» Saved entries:
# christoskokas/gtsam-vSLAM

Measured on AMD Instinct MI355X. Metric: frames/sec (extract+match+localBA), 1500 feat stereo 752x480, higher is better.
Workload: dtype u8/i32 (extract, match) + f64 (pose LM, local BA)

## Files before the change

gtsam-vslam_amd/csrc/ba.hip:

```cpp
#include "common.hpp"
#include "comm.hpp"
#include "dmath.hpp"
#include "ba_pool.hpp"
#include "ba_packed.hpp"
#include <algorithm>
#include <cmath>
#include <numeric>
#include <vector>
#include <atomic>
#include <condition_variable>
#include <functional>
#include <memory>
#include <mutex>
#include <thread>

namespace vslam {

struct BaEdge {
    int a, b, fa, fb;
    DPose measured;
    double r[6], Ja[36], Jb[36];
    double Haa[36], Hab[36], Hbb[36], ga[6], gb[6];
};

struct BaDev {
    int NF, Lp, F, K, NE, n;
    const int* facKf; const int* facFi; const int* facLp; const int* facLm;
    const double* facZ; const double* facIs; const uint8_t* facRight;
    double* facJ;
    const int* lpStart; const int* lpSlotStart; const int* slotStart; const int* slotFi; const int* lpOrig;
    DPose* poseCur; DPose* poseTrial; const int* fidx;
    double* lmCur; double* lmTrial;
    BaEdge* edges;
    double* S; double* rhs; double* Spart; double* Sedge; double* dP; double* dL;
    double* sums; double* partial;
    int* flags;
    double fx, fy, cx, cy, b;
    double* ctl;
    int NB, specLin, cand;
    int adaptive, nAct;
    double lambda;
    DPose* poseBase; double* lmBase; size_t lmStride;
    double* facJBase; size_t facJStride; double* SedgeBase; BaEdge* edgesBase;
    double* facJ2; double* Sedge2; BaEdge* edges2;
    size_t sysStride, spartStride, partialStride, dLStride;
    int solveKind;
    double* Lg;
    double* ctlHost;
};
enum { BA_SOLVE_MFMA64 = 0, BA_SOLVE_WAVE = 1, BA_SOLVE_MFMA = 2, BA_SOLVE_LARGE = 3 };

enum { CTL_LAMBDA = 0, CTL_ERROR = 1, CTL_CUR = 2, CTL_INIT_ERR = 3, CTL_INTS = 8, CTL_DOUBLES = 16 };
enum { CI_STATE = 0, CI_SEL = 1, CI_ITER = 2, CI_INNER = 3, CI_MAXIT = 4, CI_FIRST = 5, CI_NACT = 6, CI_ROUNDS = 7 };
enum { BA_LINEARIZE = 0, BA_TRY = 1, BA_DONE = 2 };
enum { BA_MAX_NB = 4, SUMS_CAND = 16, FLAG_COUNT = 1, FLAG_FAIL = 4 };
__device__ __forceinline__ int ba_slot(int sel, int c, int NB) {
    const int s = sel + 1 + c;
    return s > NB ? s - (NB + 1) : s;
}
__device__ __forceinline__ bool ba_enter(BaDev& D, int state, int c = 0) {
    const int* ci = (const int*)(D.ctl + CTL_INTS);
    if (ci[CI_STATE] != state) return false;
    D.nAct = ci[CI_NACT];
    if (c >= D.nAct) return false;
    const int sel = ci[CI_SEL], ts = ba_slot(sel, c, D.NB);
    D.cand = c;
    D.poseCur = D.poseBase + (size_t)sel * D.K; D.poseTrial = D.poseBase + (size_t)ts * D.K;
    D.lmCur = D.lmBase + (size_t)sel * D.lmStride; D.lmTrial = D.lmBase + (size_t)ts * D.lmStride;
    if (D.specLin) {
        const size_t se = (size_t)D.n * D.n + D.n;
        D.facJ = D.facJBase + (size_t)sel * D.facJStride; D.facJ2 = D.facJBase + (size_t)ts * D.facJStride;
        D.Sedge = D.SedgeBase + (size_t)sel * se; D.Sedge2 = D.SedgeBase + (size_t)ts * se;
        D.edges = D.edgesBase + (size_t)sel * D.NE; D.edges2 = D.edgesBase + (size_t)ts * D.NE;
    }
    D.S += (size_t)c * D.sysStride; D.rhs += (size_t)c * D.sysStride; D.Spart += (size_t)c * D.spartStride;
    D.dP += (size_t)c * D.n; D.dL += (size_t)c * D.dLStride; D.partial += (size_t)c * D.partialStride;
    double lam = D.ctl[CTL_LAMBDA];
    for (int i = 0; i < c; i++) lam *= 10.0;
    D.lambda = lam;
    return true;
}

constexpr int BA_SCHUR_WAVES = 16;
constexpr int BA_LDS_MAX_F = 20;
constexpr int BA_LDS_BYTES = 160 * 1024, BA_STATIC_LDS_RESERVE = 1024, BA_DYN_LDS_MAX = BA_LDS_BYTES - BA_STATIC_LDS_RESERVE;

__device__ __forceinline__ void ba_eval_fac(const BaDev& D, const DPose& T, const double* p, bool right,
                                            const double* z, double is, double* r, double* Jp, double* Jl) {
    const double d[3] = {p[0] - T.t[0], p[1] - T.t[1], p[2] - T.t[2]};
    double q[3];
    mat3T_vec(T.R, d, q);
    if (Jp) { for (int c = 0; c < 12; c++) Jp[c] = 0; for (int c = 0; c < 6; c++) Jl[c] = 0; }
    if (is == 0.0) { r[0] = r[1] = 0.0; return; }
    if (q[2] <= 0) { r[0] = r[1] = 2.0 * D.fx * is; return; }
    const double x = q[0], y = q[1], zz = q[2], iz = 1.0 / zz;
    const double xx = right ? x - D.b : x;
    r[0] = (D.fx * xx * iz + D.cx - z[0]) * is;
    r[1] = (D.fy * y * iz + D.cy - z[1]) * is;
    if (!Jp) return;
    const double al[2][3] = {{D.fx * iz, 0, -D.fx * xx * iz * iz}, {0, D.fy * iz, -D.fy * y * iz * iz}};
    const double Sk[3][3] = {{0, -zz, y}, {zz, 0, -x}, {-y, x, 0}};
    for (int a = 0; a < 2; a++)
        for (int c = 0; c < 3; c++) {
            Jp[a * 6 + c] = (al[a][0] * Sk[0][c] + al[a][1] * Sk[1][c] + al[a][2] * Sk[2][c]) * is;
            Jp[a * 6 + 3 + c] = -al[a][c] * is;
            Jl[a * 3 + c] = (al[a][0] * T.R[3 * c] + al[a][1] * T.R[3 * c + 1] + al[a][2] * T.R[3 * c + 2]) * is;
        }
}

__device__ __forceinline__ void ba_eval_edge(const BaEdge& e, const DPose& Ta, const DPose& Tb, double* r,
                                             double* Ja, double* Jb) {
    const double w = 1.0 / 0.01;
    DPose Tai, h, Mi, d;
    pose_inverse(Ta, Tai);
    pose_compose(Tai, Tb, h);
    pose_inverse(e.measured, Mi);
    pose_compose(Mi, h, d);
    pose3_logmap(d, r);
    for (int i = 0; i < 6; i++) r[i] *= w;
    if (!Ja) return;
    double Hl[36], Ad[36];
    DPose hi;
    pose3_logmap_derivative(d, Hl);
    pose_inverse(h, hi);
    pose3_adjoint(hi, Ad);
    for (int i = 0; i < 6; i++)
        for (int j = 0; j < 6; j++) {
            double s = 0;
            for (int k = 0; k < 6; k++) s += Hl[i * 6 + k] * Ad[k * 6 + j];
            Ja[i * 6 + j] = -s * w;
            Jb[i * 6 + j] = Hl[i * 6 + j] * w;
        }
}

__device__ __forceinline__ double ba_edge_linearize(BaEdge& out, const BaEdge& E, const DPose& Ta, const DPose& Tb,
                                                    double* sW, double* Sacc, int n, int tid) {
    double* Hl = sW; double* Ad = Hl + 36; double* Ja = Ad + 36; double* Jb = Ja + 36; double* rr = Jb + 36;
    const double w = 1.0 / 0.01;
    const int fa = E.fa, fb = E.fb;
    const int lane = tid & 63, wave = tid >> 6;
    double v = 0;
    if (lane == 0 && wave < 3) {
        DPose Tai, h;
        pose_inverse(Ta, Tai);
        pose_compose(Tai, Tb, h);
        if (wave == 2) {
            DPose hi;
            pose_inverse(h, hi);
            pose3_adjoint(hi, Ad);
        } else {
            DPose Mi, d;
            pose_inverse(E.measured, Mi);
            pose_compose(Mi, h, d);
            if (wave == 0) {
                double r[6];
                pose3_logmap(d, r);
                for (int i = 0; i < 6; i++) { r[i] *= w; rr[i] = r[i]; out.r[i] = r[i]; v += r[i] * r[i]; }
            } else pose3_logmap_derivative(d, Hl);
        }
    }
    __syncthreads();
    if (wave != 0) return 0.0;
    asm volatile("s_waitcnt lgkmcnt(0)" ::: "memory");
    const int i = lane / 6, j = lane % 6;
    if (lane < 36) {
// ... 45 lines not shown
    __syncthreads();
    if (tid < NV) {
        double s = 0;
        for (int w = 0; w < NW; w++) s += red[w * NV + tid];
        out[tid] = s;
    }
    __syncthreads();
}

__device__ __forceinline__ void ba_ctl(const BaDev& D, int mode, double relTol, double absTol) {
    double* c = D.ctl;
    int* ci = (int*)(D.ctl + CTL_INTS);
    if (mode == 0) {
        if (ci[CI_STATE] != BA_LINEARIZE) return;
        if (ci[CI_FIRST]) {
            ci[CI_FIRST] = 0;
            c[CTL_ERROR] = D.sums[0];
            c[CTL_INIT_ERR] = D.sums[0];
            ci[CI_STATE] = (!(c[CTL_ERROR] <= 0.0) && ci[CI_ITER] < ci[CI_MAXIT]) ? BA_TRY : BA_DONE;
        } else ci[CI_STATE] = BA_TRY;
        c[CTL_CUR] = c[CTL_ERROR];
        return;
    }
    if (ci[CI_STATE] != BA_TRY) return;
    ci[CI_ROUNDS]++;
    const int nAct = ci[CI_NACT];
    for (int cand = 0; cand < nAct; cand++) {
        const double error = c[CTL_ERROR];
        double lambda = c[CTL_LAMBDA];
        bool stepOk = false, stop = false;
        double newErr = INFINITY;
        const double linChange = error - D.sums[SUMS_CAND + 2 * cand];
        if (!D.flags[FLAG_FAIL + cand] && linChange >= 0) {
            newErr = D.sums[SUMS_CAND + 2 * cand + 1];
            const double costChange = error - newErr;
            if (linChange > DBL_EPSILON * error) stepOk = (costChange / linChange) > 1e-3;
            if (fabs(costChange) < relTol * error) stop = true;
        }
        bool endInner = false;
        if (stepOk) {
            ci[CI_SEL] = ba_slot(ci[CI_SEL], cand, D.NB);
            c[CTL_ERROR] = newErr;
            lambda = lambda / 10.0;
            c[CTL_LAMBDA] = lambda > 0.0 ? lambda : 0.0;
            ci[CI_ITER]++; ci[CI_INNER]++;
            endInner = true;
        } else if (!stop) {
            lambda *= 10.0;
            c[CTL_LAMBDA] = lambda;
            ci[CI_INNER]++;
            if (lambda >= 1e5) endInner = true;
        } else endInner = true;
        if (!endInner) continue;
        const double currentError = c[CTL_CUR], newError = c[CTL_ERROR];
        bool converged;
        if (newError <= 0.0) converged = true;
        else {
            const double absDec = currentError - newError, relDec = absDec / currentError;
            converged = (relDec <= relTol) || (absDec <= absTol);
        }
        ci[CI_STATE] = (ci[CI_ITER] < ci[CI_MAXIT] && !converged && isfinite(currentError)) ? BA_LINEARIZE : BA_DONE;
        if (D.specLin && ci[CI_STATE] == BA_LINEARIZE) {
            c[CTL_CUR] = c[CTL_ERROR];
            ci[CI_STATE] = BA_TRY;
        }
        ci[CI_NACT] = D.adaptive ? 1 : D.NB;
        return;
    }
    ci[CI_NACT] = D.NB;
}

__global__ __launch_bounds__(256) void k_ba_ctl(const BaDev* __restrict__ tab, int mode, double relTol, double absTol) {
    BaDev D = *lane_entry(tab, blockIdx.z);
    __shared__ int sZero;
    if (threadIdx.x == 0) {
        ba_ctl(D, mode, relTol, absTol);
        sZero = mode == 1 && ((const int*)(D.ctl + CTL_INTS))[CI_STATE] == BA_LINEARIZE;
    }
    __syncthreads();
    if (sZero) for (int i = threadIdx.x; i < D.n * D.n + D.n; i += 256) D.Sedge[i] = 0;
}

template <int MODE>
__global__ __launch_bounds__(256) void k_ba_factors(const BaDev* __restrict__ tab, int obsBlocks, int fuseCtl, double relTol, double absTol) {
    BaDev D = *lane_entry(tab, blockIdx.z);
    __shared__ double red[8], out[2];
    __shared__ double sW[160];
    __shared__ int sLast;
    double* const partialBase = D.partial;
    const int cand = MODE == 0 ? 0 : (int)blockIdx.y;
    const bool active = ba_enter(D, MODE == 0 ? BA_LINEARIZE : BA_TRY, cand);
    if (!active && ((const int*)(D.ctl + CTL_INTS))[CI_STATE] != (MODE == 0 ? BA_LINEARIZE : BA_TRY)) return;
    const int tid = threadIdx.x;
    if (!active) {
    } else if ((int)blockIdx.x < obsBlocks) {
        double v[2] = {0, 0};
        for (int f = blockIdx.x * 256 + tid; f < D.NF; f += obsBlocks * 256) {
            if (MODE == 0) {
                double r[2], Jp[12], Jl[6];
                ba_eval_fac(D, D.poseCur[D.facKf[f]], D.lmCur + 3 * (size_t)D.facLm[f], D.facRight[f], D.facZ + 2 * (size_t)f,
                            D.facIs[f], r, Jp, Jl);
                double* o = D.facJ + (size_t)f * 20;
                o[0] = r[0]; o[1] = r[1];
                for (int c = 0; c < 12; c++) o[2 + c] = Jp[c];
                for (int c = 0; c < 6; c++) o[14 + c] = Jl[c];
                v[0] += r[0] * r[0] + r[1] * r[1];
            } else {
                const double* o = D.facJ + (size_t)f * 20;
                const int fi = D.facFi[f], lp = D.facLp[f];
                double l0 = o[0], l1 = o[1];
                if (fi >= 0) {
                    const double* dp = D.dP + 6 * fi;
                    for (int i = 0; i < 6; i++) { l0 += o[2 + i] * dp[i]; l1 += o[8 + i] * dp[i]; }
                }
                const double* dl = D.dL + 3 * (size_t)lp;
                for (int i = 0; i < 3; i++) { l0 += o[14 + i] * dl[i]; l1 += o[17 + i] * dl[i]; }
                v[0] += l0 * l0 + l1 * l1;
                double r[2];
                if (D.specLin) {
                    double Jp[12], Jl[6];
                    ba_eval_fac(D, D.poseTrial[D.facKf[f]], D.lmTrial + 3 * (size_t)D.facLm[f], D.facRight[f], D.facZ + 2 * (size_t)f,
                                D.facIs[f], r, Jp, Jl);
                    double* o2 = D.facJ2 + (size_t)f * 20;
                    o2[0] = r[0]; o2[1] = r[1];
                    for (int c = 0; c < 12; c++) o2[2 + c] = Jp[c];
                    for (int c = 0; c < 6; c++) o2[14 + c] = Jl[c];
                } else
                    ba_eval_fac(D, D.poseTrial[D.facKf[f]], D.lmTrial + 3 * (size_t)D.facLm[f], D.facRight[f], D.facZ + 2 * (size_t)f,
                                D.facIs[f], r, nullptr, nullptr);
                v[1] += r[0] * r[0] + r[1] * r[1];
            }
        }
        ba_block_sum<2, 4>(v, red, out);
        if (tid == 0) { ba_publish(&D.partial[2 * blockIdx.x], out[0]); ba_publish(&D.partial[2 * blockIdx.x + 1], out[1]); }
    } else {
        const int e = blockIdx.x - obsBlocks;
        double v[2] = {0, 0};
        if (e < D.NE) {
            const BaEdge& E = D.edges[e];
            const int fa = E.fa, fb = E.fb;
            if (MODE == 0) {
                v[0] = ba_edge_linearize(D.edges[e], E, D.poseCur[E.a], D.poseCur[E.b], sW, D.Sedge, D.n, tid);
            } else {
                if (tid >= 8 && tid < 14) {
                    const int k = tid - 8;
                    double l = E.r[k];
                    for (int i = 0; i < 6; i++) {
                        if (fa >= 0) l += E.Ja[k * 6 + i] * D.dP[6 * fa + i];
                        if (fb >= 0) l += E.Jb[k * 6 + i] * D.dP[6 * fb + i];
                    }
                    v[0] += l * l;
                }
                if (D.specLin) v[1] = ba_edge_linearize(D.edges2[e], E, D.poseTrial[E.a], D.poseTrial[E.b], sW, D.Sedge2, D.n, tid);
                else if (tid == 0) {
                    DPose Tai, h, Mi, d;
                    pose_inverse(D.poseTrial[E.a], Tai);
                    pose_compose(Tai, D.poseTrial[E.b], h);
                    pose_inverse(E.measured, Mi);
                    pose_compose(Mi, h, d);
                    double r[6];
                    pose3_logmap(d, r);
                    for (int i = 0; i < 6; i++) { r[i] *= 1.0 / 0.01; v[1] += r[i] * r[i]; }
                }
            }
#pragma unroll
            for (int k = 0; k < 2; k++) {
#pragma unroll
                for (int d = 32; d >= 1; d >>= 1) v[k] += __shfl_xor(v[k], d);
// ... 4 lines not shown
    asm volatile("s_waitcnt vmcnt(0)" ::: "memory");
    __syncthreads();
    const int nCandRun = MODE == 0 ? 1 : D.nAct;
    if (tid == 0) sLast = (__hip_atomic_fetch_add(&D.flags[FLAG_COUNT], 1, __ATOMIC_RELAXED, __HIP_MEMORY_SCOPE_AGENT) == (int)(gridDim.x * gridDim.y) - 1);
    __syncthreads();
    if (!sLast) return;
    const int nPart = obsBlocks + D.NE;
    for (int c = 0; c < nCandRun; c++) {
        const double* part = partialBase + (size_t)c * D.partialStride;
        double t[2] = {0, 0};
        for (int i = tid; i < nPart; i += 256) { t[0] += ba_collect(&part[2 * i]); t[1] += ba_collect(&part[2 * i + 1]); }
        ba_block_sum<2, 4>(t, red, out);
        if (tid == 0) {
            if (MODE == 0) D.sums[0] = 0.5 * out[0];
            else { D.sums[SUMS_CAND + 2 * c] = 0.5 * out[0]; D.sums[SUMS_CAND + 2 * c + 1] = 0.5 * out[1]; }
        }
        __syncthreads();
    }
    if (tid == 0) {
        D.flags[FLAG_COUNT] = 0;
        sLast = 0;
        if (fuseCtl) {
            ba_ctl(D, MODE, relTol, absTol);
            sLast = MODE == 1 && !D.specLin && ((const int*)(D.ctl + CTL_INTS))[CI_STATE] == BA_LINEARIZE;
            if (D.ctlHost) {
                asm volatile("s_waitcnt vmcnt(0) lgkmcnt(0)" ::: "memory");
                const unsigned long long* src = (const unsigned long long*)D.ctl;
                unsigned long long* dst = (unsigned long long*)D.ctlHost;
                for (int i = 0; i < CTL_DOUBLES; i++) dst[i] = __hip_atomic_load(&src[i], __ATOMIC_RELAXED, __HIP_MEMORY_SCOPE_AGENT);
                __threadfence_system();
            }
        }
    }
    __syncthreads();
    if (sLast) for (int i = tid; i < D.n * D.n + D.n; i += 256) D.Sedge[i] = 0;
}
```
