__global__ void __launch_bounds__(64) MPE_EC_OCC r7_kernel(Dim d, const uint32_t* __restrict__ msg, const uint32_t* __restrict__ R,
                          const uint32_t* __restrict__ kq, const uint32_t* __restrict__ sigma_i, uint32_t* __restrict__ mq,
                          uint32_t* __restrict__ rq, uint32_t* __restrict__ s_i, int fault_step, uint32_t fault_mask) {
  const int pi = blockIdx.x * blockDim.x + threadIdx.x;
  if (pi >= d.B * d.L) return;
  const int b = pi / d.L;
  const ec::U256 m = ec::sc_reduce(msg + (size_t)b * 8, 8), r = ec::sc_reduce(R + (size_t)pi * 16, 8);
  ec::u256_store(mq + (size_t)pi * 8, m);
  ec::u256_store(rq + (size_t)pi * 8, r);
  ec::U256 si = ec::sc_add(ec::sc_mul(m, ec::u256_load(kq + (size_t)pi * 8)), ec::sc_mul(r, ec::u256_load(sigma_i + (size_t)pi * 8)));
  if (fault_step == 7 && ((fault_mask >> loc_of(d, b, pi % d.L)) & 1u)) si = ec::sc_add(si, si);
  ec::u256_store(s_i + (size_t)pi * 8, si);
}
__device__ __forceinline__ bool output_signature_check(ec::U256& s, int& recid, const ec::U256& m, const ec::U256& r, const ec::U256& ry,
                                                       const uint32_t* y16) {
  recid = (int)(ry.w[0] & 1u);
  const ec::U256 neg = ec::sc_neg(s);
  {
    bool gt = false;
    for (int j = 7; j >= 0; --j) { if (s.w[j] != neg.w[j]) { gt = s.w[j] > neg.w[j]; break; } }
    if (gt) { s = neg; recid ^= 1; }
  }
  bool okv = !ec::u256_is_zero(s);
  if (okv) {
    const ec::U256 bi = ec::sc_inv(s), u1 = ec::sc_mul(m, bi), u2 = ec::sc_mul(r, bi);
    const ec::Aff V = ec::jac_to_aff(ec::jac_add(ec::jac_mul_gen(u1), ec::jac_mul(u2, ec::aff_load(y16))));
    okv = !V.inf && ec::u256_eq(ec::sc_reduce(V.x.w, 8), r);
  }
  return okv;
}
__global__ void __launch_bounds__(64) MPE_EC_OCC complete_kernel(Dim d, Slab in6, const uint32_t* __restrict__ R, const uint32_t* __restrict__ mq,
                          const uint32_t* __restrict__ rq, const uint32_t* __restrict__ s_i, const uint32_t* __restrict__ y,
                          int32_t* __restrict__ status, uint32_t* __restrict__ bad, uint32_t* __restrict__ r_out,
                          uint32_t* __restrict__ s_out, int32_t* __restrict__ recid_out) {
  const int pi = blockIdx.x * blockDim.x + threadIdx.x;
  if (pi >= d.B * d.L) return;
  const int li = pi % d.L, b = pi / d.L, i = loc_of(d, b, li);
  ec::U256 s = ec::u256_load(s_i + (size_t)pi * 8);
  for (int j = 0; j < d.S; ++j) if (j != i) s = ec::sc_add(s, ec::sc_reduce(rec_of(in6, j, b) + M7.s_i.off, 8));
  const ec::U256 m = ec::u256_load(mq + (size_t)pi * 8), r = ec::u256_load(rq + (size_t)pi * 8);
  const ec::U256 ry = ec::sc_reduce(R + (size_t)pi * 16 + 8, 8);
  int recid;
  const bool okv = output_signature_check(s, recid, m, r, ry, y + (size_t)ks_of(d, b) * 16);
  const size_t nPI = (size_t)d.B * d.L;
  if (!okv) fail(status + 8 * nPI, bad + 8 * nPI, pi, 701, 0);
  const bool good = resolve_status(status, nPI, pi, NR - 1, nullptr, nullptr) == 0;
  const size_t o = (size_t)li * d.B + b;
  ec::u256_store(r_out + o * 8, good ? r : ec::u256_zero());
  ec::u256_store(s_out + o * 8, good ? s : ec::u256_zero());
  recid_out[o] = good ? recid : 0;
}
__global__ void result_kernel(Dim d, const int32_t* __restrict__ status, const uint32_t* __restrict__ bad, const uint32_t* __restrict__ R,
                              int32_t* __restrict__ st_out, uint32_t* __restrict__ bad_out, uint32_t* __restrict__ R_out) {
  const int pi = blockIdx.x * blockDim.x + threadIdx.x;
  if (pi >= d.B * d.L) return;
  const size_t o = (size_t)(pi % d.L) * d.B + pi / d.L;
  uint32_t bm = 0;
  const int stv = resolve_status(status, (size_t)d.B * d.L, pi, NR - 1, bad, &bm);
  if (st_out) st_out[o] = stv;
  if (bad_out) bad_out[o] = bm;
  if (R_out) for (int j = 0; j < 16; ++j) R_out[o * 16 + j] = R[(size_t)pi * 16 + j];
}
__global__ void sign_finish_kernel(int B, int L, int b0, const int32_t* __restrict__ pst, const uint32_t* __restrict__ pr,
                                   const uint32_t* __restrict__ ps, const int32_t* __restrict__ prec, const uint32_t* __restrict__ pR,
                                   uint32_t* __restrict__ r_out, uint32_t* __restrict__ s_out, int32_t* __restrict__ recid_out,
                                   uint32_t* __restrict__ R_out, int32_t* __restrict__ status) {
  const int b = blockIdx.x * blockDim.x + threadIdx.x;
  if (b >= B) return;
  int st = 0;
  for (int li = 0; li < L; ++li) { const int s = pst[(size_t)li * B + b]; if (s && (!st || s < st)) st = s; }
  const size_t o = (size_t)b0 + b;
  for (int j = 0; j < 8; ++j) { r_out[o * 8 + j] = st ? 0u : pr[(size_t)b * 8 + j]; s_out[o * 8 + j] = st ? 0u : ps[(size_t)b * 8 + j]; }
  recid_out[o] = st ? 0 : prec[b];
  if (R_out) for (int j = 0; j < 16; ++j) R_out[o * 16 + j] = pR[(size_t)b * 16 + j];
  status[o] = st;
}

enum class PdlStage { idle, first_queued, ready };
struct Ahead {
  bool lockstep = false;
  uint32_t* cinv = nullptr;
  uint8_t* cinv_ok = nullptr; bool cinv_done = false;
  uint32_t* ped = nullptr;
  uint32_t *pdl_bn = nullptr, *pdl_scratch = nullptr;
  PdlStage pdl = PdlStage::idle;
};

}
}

» ACTION ITEM: Show, from the entries above, every line that includes the string "poseBase".

» ANSWER BOX:
    DPose* poseBase; double* lmBase; size_t lmStride;
    D.poseCur = D.poseBase + (size_t)sel * D.K; D.poseTrial = D.poseBase + (size_t)ts * D.K;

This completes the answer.